As is usual, the technology will change before you graduate, so its a lifetime learning process.
Good Luck.


----------



## rafaelsynths (Jul 10, 2012)

Lots of information Love It ! I didn't expect a job to put lenses and cameras together was a low wage job/trade school. I'm inspired to go into optic physics. A Doctorate's degree sounds like the challenge i need not a trade school certificate/AA or BA. I found a program at Arizona State and learning more to transfer. Again Thank you for everything !


----------



## Mt Spokane Photography (Jul 10, 2012)

rafaelsynths said:


> Lots of information Love It ! I didn't expect a job to put lenses and cameras together was a low wage job/trade school. I'm inspired to go into optic physics. A Doctorate's degree sounds like the challenge i need not a trade school certificate/AA or BA. I found a program at Arizona State and learning more to transfer. Again Thank you for everything !


The University of Arizona is toward the top.

http://grad-schools.usnews.rankingsandreviews.com/best-graduate-schools/top-science-schools/atomic-science-rankings


----------



## PeterJ (Jul 10, 2012)

I wonder with Leica / Canon having their headquarters in Germany / Japan how much design work is done in the USA? Unless you want to relocate and/or learn those languages it wouldn't do any harm to contact the HR departments of a few companies you're interested in working for and see what kinds of opportunities they have in various locations.


----------



## FarQinell (Jul 10, 2012)

rafaelsynths said:


> Does anyone have advice for me? It's hard for me to find any information about working for Leica Cameras or Canon Cameras. I'm a Freshman in college going through my General Education, i was pretty much wondering what degree do i need to be able to make camera lenses or even cameras for these brands? Any Advice is welcome Thank you !




It's optics and electronics expertise that is required to design modern camera lenses. To make them you need machine tool design experience ie mechanical engineering expertise.

The Japanese are far away in the lead in these fields - so you could add Japanese language also as an essential requirement if you want to join Canon/Nikon design teams. They most certainly will not be using English! 

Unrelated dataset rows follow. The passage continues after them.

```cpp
const char* loglik_kernel_of(const mi_engine* e, bool rescaling) {
  LikArgs probe{};
  probe.n = e->n;
  probe.K = e->K;
  probe.tip_masks = e->have_tip_masks ? e->tip_masks.as<uint8_t>() : nullptr;
  return loglik_kernel_name(probe, rescaling, e->max_slots, e->sw);
}
bool matrix_core_gradient(const mi_engine* e, bool rescaling, bool loglik_is_valu) {
  return !e->sw.hbm_gradient && e->have_tip_masks && walk_fits(e, rescaling) &&
         reduce_tiles_fits(e->N) && (gradient_mfma_groups(e->K) == 1 || !loglik_is_valu);
}

size_t plv_bytes_per_eval(const mi_engine* e) {
  return (size_t)(e->n - 1) * e->K * e->tiles * kTile * 4 * sizeof(double);
}
// ... 88 lines not shown
  p.need_slots = !(gradient && p.mfma && p.groups == 1 && (!p.gtr || p.analytic || p.light));
  const bool arena = p.mfma && use_arena(e, rescaling, p.analytic, (size_t)T * (size_t)p.g_tiles, p.tile_regs);
  p.store = !p.mfma ? kStoreHbm : arena ? kStoreArena : kStoreLds;
  p.reserve_arena = p.mfma && (e->tile_regs || use_arena(e, false, true) || use_arena(e, true, true) ||
                               use_arena(e, false, false) || use_arena(e, true, false));
  p.hand_off_words = gradient && e->fused_setup && walk3_possible(e);
  const bool fuse_possible = p.mfma && walk3_possible(e) && !p.analytic && p.groups == 1 && !arena && !p.tile_regs && e->fused_setup &&
                             e->sw.fuse_finalize && p.E == T && p.models_per_tree == 1 && !p.need_slots &&
                             T <= e->sw.fused_max_trees && gradient_walk_lut_fused_applies(n, e->K);
  p.walk3 = p.mfma && walk3_possible(e) && !p.analytic && p.groups == 1 &&
            (p.tile_regs || (arena ? e->sw.walk3_arena : (e->K > 1 || e->sw.walk3_k1_lds || fuse_possible)));
  p.fuse_setup = p.walk3 && fuse_possible;
  p.setup_records = p.walk3 && !p.fuse_setup && !arena && !p.tile_regs && !p.analytic && p.groups == 1 && e->fused_setup &&
                    p.E == T && p.models_per_tree == 1 && !p.need_slots && T <= kMaxEvals &&
                    gradient_walk_lut_fused_applies(n, e->K) && e->sw.setup_records;
  p.fd_pass = gradient && p.gtr && !p.analytic && want_subst;
  p.site_pass = p.site_separate && want_site;
  p.loglik_runs = !gradient || p.fd_pass || (p.mfma && p.groups > 1);
  p.need_tip_tables = p.loglik_runs && p.loglik_is_valu;
  if (gradient)
    p.dominant = p.fuse_setup ? gradient_walk_lut_fused_kernel_name()
                 : p.walk3    ? gradient_walk_lut_kernel_name()
                 : p.mfma     ? gradient_walk_kernel_name()
                              : gradient_kernel_name();
  return p;
}

std::string plan_path(const mi_engine* e, const CallPlan& p) {
  std::string path = p.dominant;
  if (p.kind != kLogLikCall)
    path += p.store == kStoreHbm ? " store=hbm" : (p.store == kStoreArena ? " store=arena" : " store=lds");
  path += p.fuse_setup ? " setup=in-walk" : (p.setup_records ? " setup=with-records" : " setup=own-launch");
  if (p.kind == kHessianCall) path += " hess";
  if (p.kind == kNniCall) path += " nni";
  if (p.tile_regs > kLlR) path += " tile=wide";
  if (p.fd_pass) path += " fd=16";
  if (p.site_pass) path += " site-pass";
  if (p.light) path += " light";
  if (p.analytic) path += " analytic";
  if (p.rescaling) path += " rescaled";
  if (p.rooted) path += " rooted";
  return path + " K=" + std::to_string(e->K);
}

int reserve(mi_engine* e, const CallPlan& p) {
  const int n = e->n, N = e->N, T = p.T;
  const bool gradient = p.kind == kGradientCall;
  if (e->tree_scratch.ensure(sizeof(int32_t) * (size_t)T * 13 * N)) return 1;
  if (e->sched.ensure(sizeof(SchedEntry) * (size_t)T * (n - 1))) return 1;
  if (e->macros.ensure(sizeof(MacroEntry) * (size_t)T * macro_stride(n))) return 1;
  if (e->macro_count.ensure(sizeof(int32_t) * (size_t)T)) return 1;
  if (e->bl_eff.ensure(sizeof(double) * (size_t)T * N)) return 1;
  if (e->models.ensure(sizeof(DevModel) * (size_t)p.M)) return 1;
  if (e->mats.ensure(sizeof(double) * (size_t)p.E * (N - 1) * e->K * 16)) return 1;
  if (e->tip_tables.ensure(sizeof(double) * (size_t)p.E * n * e->K * 20)) return 1;
  if (gradient) {
    if (e->mmats.ensure(p.mmats_bytes_per_eval * (size_t)p.Eg)) return 1;
// ... 194 lines not shown
void macro_slots(const mi_engine* e, int T, hipStream_t s) {
  launch_macro_slots(e->macros.as<MacroEntry>(), e->arena_macros.as<MacroEntry>(),
                     e->macro_count.as<int32_t>(), e->n, T, e->slot_need.as<int32_t>(),
                     e->status.as<int32_t>(), e->sw, s);
}

void note_call(mi_engine* e, const CallPlan& p, int first_launch_evals, int walk_launches) {
  e->dominant = p.dominant;
  e->last_path = plan_path(e, p);
  e->prof_first_launch_evals = first_launch_evals;
  e->last_evals = p.E;
  e->last_grad_evals = p.Eg;
  e->last_walk_launches = walk_launches;
}

int check_call(const mi_engine* e, const DeviceCall& d, const void* output) {
  if (d.T <= 0) return fail("tree_count must be positive");
  if (!d.parent_ids || !d.bl || !output) return fail("null tree / output pointer");
  if (e->param_count > 0 && !d.params) return fail("null parameter matrix");
  return 0;
}

}

int run_device(mi_engine* e, hipStream_t s, const DeviceCall& d) {
  HIP_TRY(hipSetDevice(e->spec.device));
  if (e->s == kAa) return aa_run_device(e, s, d);
  if (check_call(e, d, d.out_ll)) return 1;
  const CallPlan p = plan_call(e, d.gradient ? kGradientCall : kLogLikCall, d);
  if (reserve(e, p)) return 1;
  const int n = e->n, N = e->N, T = d.T;
  const bool prof = e->prof_used < e->prof_capacity;
  const bool marks = prof && e->prof_phases;
  PROF_MARK(e, marks, 0, s);

  if (p.setup_records) launch_setup_records(fused_setup_args(e, d, p), T, s);
  const bool slots_done = !p.fuse_setup && !p.setup_records &&
                          launch_setup(tree_setup_args(e, d, p), model_setup_args(e, d, p), e->sw, s);
  if (p.store == kStoreArena && !slots_done) macro_slots(e, T, s);

  TransitionArgs tr = transition_args(e, d, p);
  if (p.mfma && p.groups == 1) {
    if (p.fd_pass) {
      tr.eval_base = T;
      tr.E = 16 * T;
      launch_transition(tr, s);
    }
  } else {
// ... 38 lines not shown
  PROF_MARK(e, marks, 1, s);
  PROF_MARK(e, marks, 2, s);
  if (!d.gradient) {
    loglik_range(0, T);
    if (prof) HIP_TRY(hipEventRecord(prof_event(e, 1), s));
    PROF_MARK(e, marks, 3, s);
  } else {
    grad_range(0, 0, T);
    if (prof) HIP_TRY(hipEventRecord(prof_event(e, 1), s));
    PROF_MARK(e, marks, 3, s);
    if (p.fd_pass) loglik_range(T, 16 * T);
    if (p.site_pass) grad_range(17 * T, T, T);
  }
  note_call(e, p, T, walk_launches);

  FinalizeArgs fa = finalize_args(e, d);
  fa.ll_tiles = e->ll_stride;
  fa.g_tiles = p.g_tiles;
  fa.ll_part = e->ll_part.as<double>();
  fa.g_part = e->g_part.as<double>();
  const int ll_kernel_count = p.loglik_is_valu ? e->tiles : loglik_mfma_tiles(e->P, e->K);
  const int grad_kernel_count =
      p.mfma ? (p.groups > 1 ? ll_kernel_count : p.g_tiles) : e->tiles;
  LlCounts ll_used{d.gradient ? grad_kernel_count : ll_kernel_count, ll_kernel_count, 0, 0};
  if (d.gradient && p.gtr && !p.analytic && !p.light) {
    ll_used.mid_lo = T;
    ll_used.mid_hi = 17 * T;
  }
  fa.ll_used = ll_used;
  bool fused = false;
  ReduceArgs ra{};
  if (reduce_tiles_fits(N)) {
    ra.N = N;
    ra.E = p.E;
    ra.Eg = p.Eg;
    ra.ll_tiles = e->ll_stride;
    ra.ll_used = ll_used;
    ra.g_tiles = p.g_tiles;
    ra.ll_part = e->ll_part.as<double>();
    ra.g_part = e->g_part.as<double>();
    ra.ll_sum = e->ll_sum.as<double>();
    ra.g_sum = e->g_sum.as<double>();
    ra.g_width = p.mfma ? gradient_mfma_width(n, p.analytic) : 0;
    ra.extra = p.analytic ? kSubstExtra : 0;
    ra.x_sum = e->x_sum.as<double>();
    ra.n = n;
    ra.T = T;
    ra.macros = walk_macros(e, p);
    ra.macro_count = e->macro_count.as<int32_t>();
    fused = e->sw.fuse_finalize && p.E == T;
    if (!fused) launch_reduce_tiles(ra, s);
    fa.ll_tiles = 1;
    fa.ll_used = LlCounts{1, 1, 0, 0};
    fa.g_tiles = 1;
    fa.ll_part = ra.ll_sum;
    fa.g_part = ra.g_sum;
  }
  fa.gtr = p.gtr && !p.analytic && !p.light;
  fa.site_fused = p.site_fused;
  fa.site_separate = p.site_separate;
  fa.out_subst = d.out_subst;
  fa.clear_ready = p.fuse_setup ? e->ready.as<int32_t>() : nullptr;
  if (p.fuse_setup && !fused) return fail("internal error: the one-launch call needs the fused reduction");
  if (fused) launch_reduce_finalize(ra, fa, s);
  else launch_finalize(fa, s);
  if (p.analytic && d.out_subst) {
    SubstGradArgs sg{};
    sg.T = T;
    sg.param_count = e->param_count;
    sg.rates_off = e->rates_off;
    sg.freqs_off = e->freqs_off;
    sg.params = d.params;
    sg.models = e->models.as<DevModel>();
    sg.x_sum = e->x_sum.as<double>();
    sg.out_subst = d.out_subst;
    launch_subst_gradient(sg, s);
  }
// ... 154 lines not shown
```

However US and UK defence industries also need optical engineers - designing tank gun sights, periscopes, space satellite cameras etc etc.

Bottom line is you need optics, electronics as well as a good maths knowledge if you want to be an optical designer - difficult challenging subjects. 

If you want to be a just an optical technician - just assembling and repairing Japanese lenses then perhaps you could drop the maths bit. Depends how high your sights are.

Best of luck!


----------



## dmills (Jul 10, 2012)

Just to throw my two cents in about the Japanese language side of things, as an American that speaks both English and Japanese, and lives in Japan... It's not worth trying to learn Japanese in order to work for a top Japanese company doing something like lens design. It's unlikely that they would ever hire a foreigner for work like that. Japan is still very closed in quite a lot of ways. I'm sure you could get a job in a PR or marketing position, or some other position where your English would be an advantage (if you were very lucky AND you spoke great Japanese AND you were willing to "become" Japanese in the ways that are important in a Japanese company [being willing to work crazy long hours, not asking "why", and doing business in radically different ways than you're used to]). Overall, I wouldn't say it's impossible, but the language is difficult, and the culture is more difficult. Even if you were born here, you still wouldn't be "Japanese" to anyone looking to hire anyone. Japan is still VERY racially discriminatory.


----------



## AmbientLight (Jul 10, 2012)

Many decades ago I had the same dream. Sadly it never came to pass. I ended up with a diploma as a nuclear physicist, but never worked in the field nor in optics.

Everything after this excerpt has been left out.